Temperature- and concentration-dependence of kainate-induced gamma oscillation in rat hippocampal slices under submerged condition

Aim: Fast neuronal network oscillation at the gamma frequency band (gamma oscillation: 30-80 Hz) has been studied extensively in hippocampal slices under interface recording condition. The aim of this study is to establish a method for recording gamma oscillation in submerged hippocampal slices that allows simultaneously monitoring gamma oscillation and the oscillation-related intracellular events, such as intracellular Ca2+ concentration or mitochondrial membrane potentials. Methods: Horizontal hippocampal slices (thickness: 300 mu m) of adult rats were prepared and placed in a submerged or an interface chamber. Extracellular field recordings were made in the CA3c pyramidal layer of the slices.

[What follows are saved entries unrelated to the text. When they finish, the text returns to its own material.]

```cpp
extern "C" int accflow_conv2d_f32(const accflow_conv_desc* desc, void* stream) {
  if (!desc) return 1;
  accflow_conv_desc dd = *desc;
  if (dd.mode == ACCFLOW_CONV_F16X3 && (dd.wpatch16 || dd.wsplit16) && !dd.wscale16) return 1;
  if (dd.mode != ACCFLOW_CONV_F16X3) { dd.wpatch16 = nullptr; dd.wsplit16 = nullptr; }
  if (!dd.wpatch16 && !dd.wsplit16) dd.wscale16 = nullptr;
  dd.acc_scale = 0.0f;
  if (dd.nsrc < 0 || dd.nsrc > ACCFLOW_CONV_MAX_SRC) return 1;
  const bool gru16 = !dd.nsrc && dd.e0_fmt;
  if (gru16 && !(dd.in_fmt == (dd.in1 ? 3 : 1) && dd.e0 && dd.pre && dd.out16 && dd.mode == ACCFLOW_CONV_F16X3 && !dd.cb && !dd.kws &&
                 dd.KH * dd.KW == 5 && dd.stride == 1 && accflow_conv_gru16_supported() && !dd.stats &&
                 ((dd.epi == ACCFLOW_EPI_GRU_ZR && dd.p32 == 3 && dd.out && dd.Cout == 256) ||
                  (dd.epi == ACCFLOW_EPI_GRU_Q && dd.p32 == 6 && dd.e1 && dd.Cout == 128))))
    return 1;
  if (!gru16 && dd.p32 && !(dd.p32 == 1 && !dd.nsrc && dd.in_fmt == (dd.in1 ? 3 : 1) && dd.mode == ACCFLOW_CONV_F16X3 && dd.out && !dd.out16 &&
                            dd.epi == ACCFLOW_EPI_STORE && (dd.act == ACCFLOW_ACT_NONE || dd.act == ACCFLOW_ACT_RELU) && !dd.cb &&
                            !dd.kws && !dd.stats && dd.stride == 1 && (dd.Cout % 128) == 0 && accflow_conv_gru16_supported()))
    return 1;
  const bool multi = dd.nsrc > 0;
  if (multi) {
    if (dd.mode != ACCFLOW_CONV_F16X3 || !dd.wpatch16 || dd.in_norm || dd.offset || dd.wsplit_bs) return 1;
    dd.in_fmt = 0; dd.in0 = nullptr; dd.in1 = nullptr; dd.H = dd.OH; dd.W = dd.OW;
    dd.CoutPad = accflow_conv_coutpad(dd.Cout);
  }
  const accflow_conv_desc& d = dd;
  if ((!multi && (!d.in0 || !d.wpack || !d.ktab)) || d.B <= 0 || d.Cout <= 0 || d.OH <= 0 || d.OW <= 0) return 1;
  if (d.epi == ACCFLOW_EPI_TAPGEMM) {
    if (multi || d.mode != ACCFLOW_CONV_F16X3 || !d.wpatch16 || !d.wscale16 || d.in_fmt != (d.in1 ? 3 : 1) || d.act != ACCFLOW_ACT_RELU ||
        (d.Cout & 127) || d.kws || d.stats || d.in_norm || d.cb || d.pre || d.offset || !d.tg_w16 || !d.tg_scale || !d.tg_out ||
        d.tg_rows < 1 || d.tg_rows > ACCFLOW_TAPGEMM_MAXROWS || d.tg_coutpad < 32 || (d.tg_coutpad & 31) ||
        d.tg_out_bs < (long long)d.tg_rows * d.OH * d.OW || (d.Cout > 128 && d.tg_out_ps <= 0) || !accflow_conv_direct_eligible(d) ||
        d.Kpad != accflow_conv_kpad(d.C0 + d.C1, d.KH, d.KW) || d.CoutPad != accflow_conv_coutpad(d.Cout))
      return 1;
    if ((((long long)(d.B - 1)) * d.in0_bs + accflow_s16_item_words(d.C0, d.H, d.W)) * 4 >= (1LL << 32)) return 1;
    if (d.in1 && (((long long)(d.B - 1)) * d.in1_bs + accflow_s16_item_words(d.C1, d.H, d.W)) * 4 >= (1LL << 32)) return 1;
    return accflow_launch_conv_direct(d, 2, as_stream(stream));
  }
  if (!d.out && (!d.out16 || d.epi == ACCFLOW_EPI_GRU_ZR)) return 1;
  if (d.epi == ACCFLOW_EPI_GRU_ZR && !d.out2 && !d.out16) return 1;
  if ((d.in_fmt || d.out16) && d.mode != ACCFLOW_CONV_F16X3) return 1;
  if (d.in_fmt & ~3) return 1;
  if (d.out16) {
    const int ea = d.epi * 8 + d.act;
    if (ea != ACCFLOW_EPI_STORE * 8 + ACCFLOW_ACT_NONE && ea != ACCFLOW_EPI_STORE * 8 + ACCFLOW_ACT_RELU &&
        ea != ACCFLOW_EPI_STORE * 8 + ACCFLOW_ACT_SIGMOID && ea != ACCFLOW_EPI_RES_RELU * 8 + ACCFLOW_ACT_RELU &&
        ea != ACCFLOW_EPI_RES_RELU * 8 + ACCFLOW_ACT_NONE &&
        ea != ACCFLOW_EPI_GRU_ZR * 8 + ACCFLOW_ACT_SIGMOID && ea != ACCFLOW_EPI_GRU_Q * 8 + ACCFLOW_ACT_TANH &&
        ea != ACCFLOW_EPI_ACCUM * 8 + ACCFLOW_ACT_NONE)
      return 1;
  }
  if (d.cb && ((d.cb & 31) || (d.epi != ACCFLOW_EPI_STORE && d.epi != ACCFLOW_EPI_ACCUM) || d.stats || d.Cout % d.cb)) return 1;
  if (!multi && (d.Kpad != accflow_conv_kpad(d.C0 + d.C1, d.KH, d.KW) || d.CoutPad != accflow_conv_coutpad(d.Cout))) return 1;
  if ((d.epi == ACCFLOW_EPI_RES_RELU || d.epi == ACCFLOW_EPI_ACCUM) && !d.e0) return 1;
  if (d.epi == ACCFLOW_EPI_GRU_ZR && (!d.e0 || (d.Cout & 1))) return 1;
  if (d.epi == ACCFLOW_EPI_GRU_ZR && d.out16 && ((d.Cout >> 1) & 7)) return 1;
  if (d.epi == ACCFLOW_EPI_GRU_Q && (!d.e0 || !d.e1)) return 1;
  if (d.pre && d.epi != ACCFLOW_EPI_GRU_ZR && d.epi != ACCFLOW_EPI_GRU_Q) return 1;
  if (d.offset && !d.dmask) return 1;
  if ((long long)d.B * d.OH * d.OW >= (1LL << 31)) return 1;
  if (!multi) {
    const long long w0 = (d.in_fmt & 1) ? accflow_s16_item_words(d.C0, d.H, d.W) : (long long)d.C0 * d.H * d.W;
    const long long w1 = (d.in_fmt & 2) ? accflow_s16_item_words(d.C1, d.H, d.W) : (long long)d.C1 * d.H * d.W;
    if ((((long long)(d.B - 1)) * d.in0_bs + w0) * 4 >= (1LL << 32)) return 1;
    if (d.in1 && (((long long)(d.B - 1)) * d.in1_bs + w1) * 4 >= (1LL << 32)) return 1;
  }
  if (d.out16 && (((long long)(d.B - 1)) * d.out16_bs + accflow_s16_item_words(d.Cout, d.OH, d.OW)) * 4 >= (1LL << 32)) return 1;
  if (d.stats && (d.epi != ACCFLOW_EPI_STORE || d.act != ACCFLOW_ACT_NONE || d.stat_slots <= 0)) return 1;
  hipStream_t st = as_stream(stream);
  const long long Ptot = (long long)d.B * d.OH * d.OW;
  if (d.in_norm && !accflow_tls_dry_slots && !accflow_conv_in_norm_supported(&d)) return 1;
  if (d.stats && !accflow_tls_dry_slots) {
    int want = 0;
    accflow_tls_dry_slots = &want;
    accflow_conv_desc probe = d;
    probe.stats = nullptr;
    const int prc = accflow_conv2d_f32(&probe, nullptr);
    accflow_tls_dry_slots = nullptr;
    if (prc || want != d.stat_slots) return 1;
  }
  if (multi) return accflow_launch_conv_s16m(d, -1, st);
  static const bool stem_on = [] { const char* e = getenv("ACCFLOW_CONV_STEM"); return !e || atoi(e) != 0; }();
  if (stem_on && accflow_conv_stem_eligible(d)) return accflow_launch_conv_stem(d, st);
  static const bool s16m_on = [] { const char* e = getenv("ACCFLOW_S16M"); return e && atoi(e) != 0; }();
  if (d.in_fmt && s16m_on) {
    if (!accflow_conv_direct_eligible(d) || !d.wpatch16 || d.in_norm) return 1;
    if (d.in_fmt != (d.in1 ? 3 : 1)) return 1;
    accflow_conv_desc e = d;
    accflow_s16m_from_legacy(e);
    return accflow_launch_conv_s16m(e, -1, st);
  }
  if (d.in_fmt || d.out16 || d.cb) {
    if (!accflow_conv_direct_eligible(d) || !d.wpatch16 || d.stats || d.in_norm) return 1;
    if (d.in_fmt && d.in_fmt != (d.in1 ? 3 : 1)) return 1;
    return accflow_launch_conv_direct(d, d.Cout > 64 ? 2 : 1, st);
  }
  if (d.Cout <= 4 && !d.offset && (d.epi == ACCFLOW_EPI_STORE || d.epi == ACCFLOW_EPI_ACCUM || d.epi == ACCFLOW_EPI_RES_RELU)) {
    const bool same = d.stride == 1 && d.OH == d.H && d.OW == d.W && d.KH * d.KW >= 2 && d.C0 + d.C1 >= 16 &&
                      (8 + d.KH - 1) * (16 + d.KW - 1) <= 192 && d.KH * d.KW <= 25 && (!d.in1 || d.C0 % 16 == 0);
    ACCFLOW_DRY_RUN(0);
    if (same) {
      dim3 pgrid((unsigned)((long long)d.B * cdiv(d.OW, 16) * cdiv(d.OH, 8)));
      if (d.Cout <= 2) hipLaunchKernelGGL((conv2d_small_cout_patch_kernel<2>), pgrid, dim3(256), 0, st, d);
      else hipLaunchKernelGGL((conv2d_small_cout_patch_kernel<4>), pgrid, dim3(256), 0, st, d);
      ACCFLOW_RETURN_LAUNCH_STATUS();
    }
    dim3 grid(cdiv(Ptot, 64));
    if (d.Cout <= 2) hipLaunchKernelGGL((conv2d_small_cout_kernel<2>), grid, dim3(256), 0, st, d);
    else hipLaunchKernelGGL((conv2d_small_cout_kernel<4>), grid, dim3(256), 0, st, d);
    ACCFLOW_RETURN_LAUNCH_STATUS();
  }
  if (accflow_conv_direct_eligible(d)) {
    const long long nb = (long long)d.B * cdiv(d.OW, DIR_TW) * cdiv(d.OH, DIR_TH);
    const long long minb = (d.kws && (d.KH * d.KW >= 2 || d.C0 + d.C1 >= 512)) ? 0 : patch_min_blocks();
    if (d.Cout > 64 && nb * cdiv(d.Cout, 128) >= minb) return accflow_launch_conv_direct(d, 2, st);
    if (nb * cdiv(d.Cout, 64) >= minb) return accflow_launch_conv_direct(d, 1, st);
  }
  if (d.mode == ACCFLOW_CONV_F16X3 && !(d.wsplit16 && !d.offset && d.Cout > 32)) {
    accflow_conv_desc e = d;
    e.mode = ACCFLOW_CONV_BF16X6;
    e.wpatch = nullptr;
    e.wpatch16 = nullptr; e.wsplit16 = nullptr; e.wscale16 = nullptr;
    return accflow_conv2d_f32(&e, stream);
  }
  if (d.mode == ACCFLOW_CONV_F16X3 && d.wsplit_bs) {
    ACCFLOW_DRY_RUN(0);
    if ((d.OH * d.OW) % 64) return 1;
    return d.Cout > 64 ? accflow_launch_conv_bf16s(d, 2, 1, st) : accflow_launch_conv_bf16s(d, 1, 1, st);
  }
  if (d.mode == ACCFLOW_CONV_F16X3) {
    accflow_conv_desc e = d;
    e.wpatch16 = nullptr;
    auto nb = [&](int bc, int bp) { return (long long)cdiv(Ptot, bp) * cdiv(e.Cout, bc); };
    if (e.Cout <= 64) return nb(64, 128) >= 384 ? accflow_launch_conv_bf16s(e, 1, 2, st) : accflow_launch_conv_bf16s(e, 1, 1, st);
    if (nb(128, 128) >= 384) return accflow_launch_conv_bf16s(e, 2, 2, st);
    if (nb(128, 64) >= 384) return accflow_launch_conv_bf16s(e, 2, 1, st);
    return accflow_launch_conv_bf16s(e, 1, 1, st);
  }
  if (d.wsplit_bs) {
    ACCFLOW_DRY_RUN(0);
    if (d.mode == ACCFLOW_CONV_F32 || !d.wsplit || d.offset || ((d.OH * d.OW) % 64) || d.Cout <= 32) return 1;
// ... 27 lines not shown
```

Kainate, an AMPA/kainate receptor agonist, was applied via perfusion. Data analysis was performed off-line. Results: Addition of kainate (25-1000 nmol/L) induced gamma oscillation in both the submerged and interface slices. Kainate increased the gamma power in a concentration-dependent manner, but the duration of steady state oscillation was reduced at higher concentrations of kainate. Long-lasting gamma oscillation was maintained at the concentrations of 100-300 nmol/L. Under submerged condition, gamma oscillation was temperature-dependent, with the maximum power achieved at 29 degrees C. The induction of gamma oscillation under submerged condition also required a fast rate of perfusion (5-7 mL/min) and showed a fast dynamic during development and after the washout. Conclusion: The kainite-induced gamma oscillation recorded in submerged rat hippocampal slices is useful for studying the intracellular events related to neuronal network activities and may represent a model to reveal the mechanisms underlying the normal neuronal synchronizations and diseased conditions.